The [SQLAlchemy type hierarchy](https://docs.sqlalchemy.org/en/13/core/type_basics.html) contains backend-agnostic type implementations (represented in CamelCase) and backend-specific types (represented in UPPERCASE). The majority of SQLAlchemy's [CamelCase](https://docs.sqlalchemy.org/en/13/core/type_basics.html#the-camelcase-datatypes) types are supported. This means that a SQLAlchemy application using these types should "just work" with Databricks.

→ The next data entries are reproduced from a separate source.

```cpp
void emit_u(std::string& s, uint32_t v) { s += std::to_string(v) + "u"; }

}

static std::string full_scene_arrays(const DPrim* prims, uint32_t np, const DMaterial* mats, uint32_t nm,
                                     const DLight* lights, uint32_t nl, const rrte_sdf_node* nodes, uint32_t nn);
static void append_kernel(std::string& s, const rrte_sdf_node* nodes, uint32_t nn, int mode, bool cull, bool single,
                          bool topo);

std::string jit_source(const DPrim* prims, uint32_t np, const DMaterial* mats, uint32_t nm, const DLight* lights,
                       uint32_t nl, const rrte_sdf_node* nodes, uint32_t nn, int mode, bool cull, bool single,
                       const JitTopo* topo) {
    std::string s;
    s.reserve(8192 + np * 600 + nn * 200);
    s += "typedef __hip_internal::uint8_t uint8_t;\ntypedef __hip_internal::uint32_t uint32_t;\n"
         "typedef __hip_internal::int32_t int32_t;\ntypedef __hip_internal::uint64_t uint64_t;\n"
         "#include \"ray_kernels.hpp\"\n#define RRTE_JIT_BLOCK 64\n"
         "namespace rrte_jit {\nstruct Scene {\n  static constexpr bool kStatic = true, kTopo = ";
    s += topo ? "true;\n" : "false;\n";
    s += "  static constexpr uint32_t num_prims = " + std::to_string(np) + "u, num_lights = " + std::to_string(nl) +
         "u, num_materials = " + std::to_string(nm) + "u;\n";
    if (topo) {
        s += "  static constexpr rrte::TopoPrim topo_prims[" + std::to_string(np ? np : 1) + "] = {";
        for (uint32_t i = 0; i < np; ++i) {
            s += i ? ",{" : "{";
            emit_u(s, prims[i].kind); s += ",";
            emit_u(s, prims[i].sdf_first); s += ",";
            emit_u(s, prims[i].sdf_count); s += ",";
            s += topo->convex[i] ? "true}" : "false}";
        }
        if (!np) s += "{}";
        s += "};\n  static constexpr rrte::TopoNode topo_nodes[" + std::to_string(nn ? nn : 1) + "] = {";
        for (uint32_t i = 0; i < nn; ++i) {
            s += i ? ",{" : "{";
            emit_u(s, nodes[i].op); s += ",{";
            emit_u(s, nodes[i].i[0]); s += ",";
            emit_u(s, nodes[i].i[1]); s += ",";
            emit_u(s, nodes[i].i[2]); s += "}}";
        }
        if (!nn) s += "{}";
        s += "};\n  static constexpr rrte::TopoLight topo_lights[" + std::to_string(nl ? nl : 1) + "] = {";
        for (uint32_t i = 0; i < nl; ++i) {
            s += i ? ",{" : "{";
            emit_u(s, lights[i].kind); s += ",";
            s += topo->cullable[i] ? "true}" : "false}";
        }
        if (!nl) s += "{}";
        s += "};\n  const rrte::DPrim* prims;\n  const rrte::DMaterial* mats;\n  const rrte::DLight* lights;\n"
             "  const rrte_sdf_node* nodes;\n";
    } else {
        s += full_scene_arrays(prims, np, mats, nm, lights, nl, nodes, nn);
    }
    s += "  rrte::MeshView mesh;  // runtime mesh buffers (kernel argument)\n};\n}  // namespace rrte_jit\n";
    append_kernel(s, nodes, nn, mode, cull, single, topo != nullptr);
    return s;
}

static std::string full_scene_arrays(const DPrim* prims, uint32_t np, const DMaterial* mats, uint32_t nm,
                              const DLight* lights, uint32_t nl, const rrte_sdf_node* nodes, uint32_t nn) {
    std::string s;
    s += "  static constexpr rrte::DPrim prims[" + std::to_string(np ? np : 1) + "] = {";
    for (uint32_t i = 0; i < np; ++i) {
        const DPrim& p = prims[i];
        s += i ? ",\n    {" : "\n    {";
        emit_u(s, p.kind); s += ",";
        s += std::to_string(p.material) + ",";
        emit_u(s, p.sdf_first); s += ",";
        emit_u(s, p.sdf_count); s += ",";
        emit_u(s, p.sdf_max_steps); s += ",";
        emit_f(s, p.sdf_step_scale); s += ",";
        emit_f(s, p.sdf_hit_eps); s += ",";
        emit_u(s, p.flags); s += ",";
        emit_fa(s, p.p, 20); s += ",";
        emit_fa(s, p.xf, 12); s += ",";
        emit_fa(s, p.inv, 12); s += ",{}}";
    }
    if (!np) s += "{}";
    s += "};\n  static constexpr rrte::DMaterial mats[" + std::to_string(nm ? nm : 1) + "] = {";
    for (uint32_t i = 0; i < nm; ++i) {
        const DMaterial& m = mats[i];
        s += i ? ",{" : "{";
        emit_u(s, m.kind); s += ",";
        emit_f(s, m.fuzz); s += ",";
        emit_f(s, m.ior); s += ",0.0f,";
        emit_fa(s, m.albedo, 4); s += "}";
    }
    if (!nm) s += "{}";
    s += "};\n  static constexpr rrte::DLight lights[" + std::to_string(nl ? nl : 1) + "] = {";
    for (uint32_t i = 0; i < nl; ++i) {
        const DLight& l = lights[i];
        s += i ? ",{" : "{";
        emit_u(s, l.kind); s += ",";
        const float sc[7] = {l.intensity, l.range, l.linear, l.quadratic, l.inner_angle, l.outer_angle, 0.0f};
        for (int k = 0; k < 7; ++k) { emit_f(s, sc[k]); s += ","; }
        emit_fa(s, l.position, 4); s += ",";
        emit_fa(s, l.direction, 4); s += ",";
        emit_fa(s, l.color, 4); s += ",";
        emit_fa(s, l.cI, 4); s += "}";
    }
    if (!nl) s += "{}";
    s += "};\n  static constexpr rrte_sdf_node nodes[" + std::to_string(nn ? nn : 1) + "] = {";
    for (uint32_t i = 0; i < nn; ++i) {
        const rrte_sdf_node& n = nodes[i];
        s += i ? ",{" : "{";
        emit_u(s, n.op); s += ",{";
        emit_u(s, n.i[0]); s += ",";
        emit_u(s, n.i[1]); s += ",";
        emit_u(s, n.i[2]); s += "},";
        emit_fa(s, n.f, 12); s += "}";
    }
    if (!nn) s += "{}";
    s += "};\n";
    return s;
}

static void append_kernel(std::string& s, const rrte_sdf_node* nodes, uint32_t nn, int mode, bool cull, bool single,
                   bool topo) {
    int min_waves = 8;
    if (const char* w = getenv("RRTE_JIT_MIN_WAVES"); w && *w) min_waves = atoi(w);
    std::string lb = "RRTE_JIT_BLOCK";
    if (min_waves > 0) lb += ", " + std::to_string(min_waves);
    auto entry = [&](const char* name, const char* traits) {
        s += "extern \"C\" __global__ __launch_bounds__(" + lb + ") void " + name + "(rrte::KParams kp, rrte::Cull cl, "
             "rrte::MeshView mv, uint32_t* __restrict__ o8, float4* __restrict__ of, unsigned long long* __restrict__ ctr, "
             "rrte::SceneValues sv) {\n"
             "  rrte::ray_kernel_body<" + std::to_string(mode) + ", rrte_jit::Scene, " + (single ? "true" : "false") + ", " +
             (cull ? "true" : "false") + ", " + traits + ">(kp, rrte_jit::Scene{" +
             (topo ? "sv.prims, sv.mats, sv.lights, sv.nodes, mv" : "mv") + "}, cl, o8, of, ctr);\n}\n";
    };
    entry("rrte_jit_kernel", "rrte::LaunchAny");
    if (single && !topo) entry("rrte_jit_kernel_plain", "rrte::LaunchPlain");
}

static std::vector<std::string> rtc_options() {
    std::vector<std::string> opts = {"--offload-arch=gfx950", "-O1", "-ffp-contract=off", "-std=c++17", "-Wno-pass-failed",
                                     "-mllvm", "-amdgpu-sched-strategy=max-ilp"};
    if (const char* e = getenv("RRTE_JIT_EXTRA_OPTS")) {
        std::string t;
        for (const char* c = e;; ++c) {
            if (*c == ' ' || *c == 0) {
                if (!t.empty()) opts.push_back(t);
                t.clear();
                if (*c == 0) break;
            } else {
                t += *c;
            }
        }
    }
    return opts;
}

static bool rtc_compile(const std::string& src, std::vector<char>& code, std::string& log) {
    if (const char* dump = getenv("RRTE_JIT_DUMP")) {
        if (FILE* f = fopen(dump, "w")) {
            fwrite(src.data(), 1, src.size(), f);
            fclose(f);
        }
    }
    static const std::string scene_hdr = [] {
        std::string h = kHdrDeviceScene;
        const std::string from = "#include \"../../include/rrte_hip.h\"";
        const size_t at = h.find(from);
        if (at != std::string::npos) h.replace(at, from.size(), "#include \"rrte_hip.h\"");
        return h;
    }();
    const char* hdrs[] = {kHdrApi, scene_hdr.c_str(), kHdrRayKernels};
    const char* names[] = {"rrte_hip.h", "device_scene.hpp", "ray_kernels.hpp"};
    hiprtcProgram prog;
    if (hiprtcCreateProgram(&prog, src.c_str(), "rrte_scene_jit.hip", 3, hdrs, names) != HIPRTC_SUCCESS) {
        log = "hiprtcCreateProgram failed";
        return false;
    }
    const std::vector<std::string> sopts = rtc_options();
    std::vector<const char*> opts;
    for (const std::string& o : sopts) opts.push_back(o.c_str());
    hiprtcResult r = hiprtcCompileProgram(prog, (int)opts.size(), opts.data());
    size_t ls = 0;
    hiprtcGetProgramLogSize(prog, &ls);
    if (ls > 1) {
        std::vector<char> l(ls + 1, 0);
        hiprtcGetProgramLog(prog, l.data());
        log.assign(l.data());
    }
    if (r != HIPRTC_SUCCESS) {
        hiprtcDestroyProgram(&prog);
        if (log.empty()) log = hiprtcGetErrorString(r);
        return false;
    }
    size_t cs = 0;
    hiprtcGetCodeSize(prog, &cs);
    code.resize(cs);
    hiprtcGetCode(prog, code.data());
    hiprtcDestroyProgram(&prog);
    return true;
}

bool jit_compile_only(const std::string& src, std::string& log) {
    std::vector<char> code;
    return rtc_compile(src, code, log);
}

namespace {

uint64_t fnv1a(const std::string& s, uint64_t h) {
    for (unsigned char c : s) {
        h ^= c;
        h *= 0x100000001b3ull;
    }
    return h;
}

std::string cache_dir() {
    if (const char* e = getenv("RRTE_JIT_CACHE"); e && e[0] == '0') return "";
    if (const char* d = getenv("RRTE_JIT_CACHE_DIR"); d && *d) return d;
    if (const char* x = getenv("XDG_CACHE_HOME"); x && *x) return std::string(x) + "/rrte-jit";
    if (const char* h = getenv("HOME"); h && *h) return std::string(h) + "/.cache/rrte-jit";
    return "";
}

struct CacheKey {
    uint64_t a, b, len;
    std::string name;
};

const std::string& headers_digest() {
    static const std::string d = [] {
        std::string all;
        for (const char* h : {kHdrApi, kHdrDeviceScene, kHdrRayKernels}) {
            all += h;
            all += '\0';
        }
        char buf[64];
        snprintf(buf, sizeof buf, "%016" PRIx64 "%016" PRIx64 ":%zu", fnv1a(all, 0xcbf29ce484222325ull),
                 fnv1a(all, 0x84222325cbf29ce4ull), all.size());
        return std::string(buf);
    }();
    return d;
}

}

std::string jit_cache_name(const std::string& src, const char* hdr_override);

namespace {

CacheKey cache_key(const std::string& src, const char* hdr_override = nullptr) {
    int maj = 0, min = 0;
    hiprtcVersion(&maj, &min);
    std::string all = src;
    all += "\n//headers:";
    if (hdr_override) all += std::to_string(fnv1a(hdr_override, 0xcbf29ce484222325ull));
    else all += headers_digest();
    all += "\n//opts:";
    for (const std::string& o : rtc_options()) {
        all += o;
        all += '\x1f';
    }
    all += "//hiprtc " + std::to_string(maj) + "." + std::to_string(min);
    CacheKey k{fnv1a(all, 0xcbf29ce484222325ull), fnv1a(all, 0x84222325cbf29ce4ull), (uint64_t)all.size(), ""};
    char buf[64];
    snprintf(buf, sizeof buf, "%016" PRIx64 "%016" PRIx64, k.a, k.b);
    k.name = buf;
    return k;
}

bool cache_load(const std::string& dir, const CacheKey& k, std::vector<char>& code) {
    FILE* f = fopen((dir + "/" + k.name + ".hsaco").c_str(), "rb");
    if (!f) return false;
    uint64_t hdr[4] = {};
    bool ok = fread(hdr, sizeof hdr, 1, f) == 1 && hdr[0] == k.a && hdr[1] == k.b && hdr[2] == k.len && hdr[3] > 0 &&
              hdr[3] < (256ull << 20);
    if (ok) {
        code.resize(hdr[3]);
        ok = fread(code.data(), 1, code.size(), f) == code.size();
    }
    fclose(f);
    return ok;
}

void cache_store(const std::string& dir, const CacheKey& k, const std::vector<char>& code) {
    std::string cur;
    for (size_t i = 0; i <= dir.size(); ++i) {
        if (i == dir.size() || dir[i] == '/') {
            if (!cur.empty()) (void)mkdir(cur.c_str(), 0755);
        }
        if (i < dir.size()) cur += dir[i];
    }
    const std::string tmp = dir + "/." + k.name + "." + std::to_string((long)getpid()) + ".tmp";
    FILE* f = fopen(tmp.c_str(), "wb");
    if (!f) return;
    const uint64_t hdr[4] = {k.a, k.b, k.len, (uint64_t)code.size()};
    const bool ok = fwrite(hdr, sizeof hdr, 1, f) == 1 && fwrite(code.data(), 1, code.size(), f) == code.size();
    if (fclose(f) == 0 && ok) (void)rename(tmp.c_str(), (dir + "/" + k.name + ".hsaco").c_str());
    else (void)remove(tmp.c_str());
}

}

std::string jit_cache_name(const std::string& src, const char* hdr_override) { return cache_key(src, hdr_override).name; }

JitCode jit_compile_code(const std::string& src) {
    static std::mutex mu;
    std::lock_guard<std::mutex> lock(mu);
    JitCode jc;
    const auto t0 = std::chrono::steady_clock::now();
    const std::string dir = cache_dir();
    const CacheKey key = cache_key(src);
    if (!dir.empty() && cache_load(dir, key, jc.code)) {
        jc.ok = true;
        jc.from_cache = true;
    } else {
        jc.ok = rtc_compile(src, jc.code, jc.log);
        if (jc.ok && !dir.empty()) cache_store(dir, key, jc.code);
    }
    jc.compile_ms = std::chrono::duration<double, std::milli>(std::chrono::steady_clock::now() - t0).count();
    return jc;
}

bool jit_load(const JitCode& jc, JitKernel& out, std::string& log) {
    if (!jc.ok) {
        log = jc.log;
        return false;
    }
    hipError_t e = hipModuleLoadData(&out.module, jc.code.data());
    if (e != hipSuccess) {
        log = std::string("hipModuleLoadData: ") + hipGetErrorString(e);
        return false;
    }
    e = hipModuleGetFunction(&out.fn, out.module, "rrte_jit_kernel");
    if (e != hipSuccess) {
        log = std::string("hipModuleGetFunction: ") + hipGetErrorString(e);
        (void)hipModuleUnload(out.module);
        out.module = nullptr;
        return false;
    }
    if (hipModuleGetFunction(&out.fn_plain, out.module, "rrte_jit_kernel_plain") != hipSuccess) {
        out.fn_plain = nullptr;
        (void)hipGetLastError();
    }
    out.code_bytes = jc.code.size();
    out.compile_ms = jc.compile_ms;
    out.from_cache = jc.from_cache;
    return true;
}

bool jit_compile(const std::string& src, JitKernel& out, std::string& log) {
    return jit_load(jit_compile_code(src), out, log);
}

void jit_release(JitKernel& k) {
    if (k.module) (void)hipModuleUnload(k.module);
    k.module = nullptr;
    k.fn = nullptr;
    k.fn_plain = nullptr;
}

}
```

Before: 118,000 Mray/s.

|SQLAlchemy Type|Databricks SQL Type|
|-|-|
[`BigInteger`](https://docs.sqlalchemy.org/en/13/core/type_basics.html#sqlalchemy.types.BigInteger)| [`BIGINT`](https://docs.databricks.com/en/sql/language-manual/data-types/bigint-type.html)
[`LargeBinary`](https://docs.sqlalchemy.org/en/13/core/type_basics.html#sqlalchemy.types.LargeBinary)| (not supported)|
[`Boolean`](https://docs.sqlalchemy.org/en/13/core/type_basics.html#sqlalchemy.types.Boolean)| [`BOOLEAN`](https://docs.databricks.com/en/sql/language-manual/data-types/boolean-type.html)
[`Date`](https://docs.sqlalchemy.org/en/13/core/type_basics.html#sqlalchemy.types.Date)| [`DATE`](https://docs.databricks.com/en/sql/language-manual/data-types/date-type.html)
[`DateTime`](https://docs.sqlalchemy.org/en/13/core/type_basics.html#sqlalchemy.types.DateTime)| [`TIMESTAMP_NTZ`](https://docs.databricks.com/en/sql/language-manual/data-types/timestamp-ntz-type.html)|
[`Enum`](https://docs.sqlalchemy.org/en/13/core/type_basics.html#sqlalchemy.types.Enum)| (not supported)|
[`Float`](https://docs.sqlalchemy.org/en/13/core/type_basics.html#sqlalchemy.types.Float)| [`FLOAT`](https://docs.databricks.com/en/sql/language-manual/data-types/float-type.html)
[`Integer`](https://docs.sqlalchemy.org/en/13/core/type_basics.html#sqlalchemy.types.Integer)| [`INT`](https://docs.databricks.com/en/sql/language-manual/data-types/int-type.html)
[`Numeric`](https://docs.sqlalchemy.org/en/13/core/type_basics.html#sqlalchemy.types.Numeric)| [`DECIMAL`](https://docs.databricks.com/en/sql/language-manual/data-types/decimal-type.html)|
[`PickleType`](https://docs.sqlalchemy.org/en/13/core/type_basics.html#sqlalchemy.types.PickleType)| (not supported)|
[`SmallInteger`](https://docs.sqlalchemy.org/en/13/core/type_basics.html#sqlalchemy.types.SmallInteger)| [`SMALLINT`](https://docs.databricks.com/en/sql/language-manual/data-types/smallint-type.html)
[`String`](https://docs.sqlalchemy.org/en/13/core/type_basics.html#sqlalchemy.types.String)| [`STRING`](https://docs.databricks.com/en/sql/language-manual/data-types/string-type.html)|
[`Text`](https://docs.sqlalchemy.org/en/13/core/type_basics.html#sqlalchemy.types.Text)| [`STRING`](https://docs.databricks.com/en/sql/language-manual/data-types/string-type.html)|
[`Time`](https://docs.sqlalchemy.org/en/13/core/type_basics.html#sqlalchemy.types.Time)| [`STRING`](https://docs.databricks.com/en/sql/language-manual/data-types/string-type.html)|
[`Unicode`](https://docs.sqlalchemy.org/en/13/core/type_basics.html#sqlalchemy.types.Unicode)| [`STRING`](https://docs.databricks.com/en/sql/language-manual/data-types/string-type.html)|
[`UnicodeText`](https://docs.sqlalchemy.org/en/13/core/type_basics.html#sqlalchemy.types.UnicodeText)| [`STRING`](https://docs.databricks.com/en/sql/language-manual/data-types/string-type.html)|
[`Uuid`](https://docs.sqlalchemy.org/en/13/core/type_basics.html#sqlalchemy.types.Uuid)| [`STRING`](https://docs.databricks.com/en/sql/language-manual/data-types/string-type.html)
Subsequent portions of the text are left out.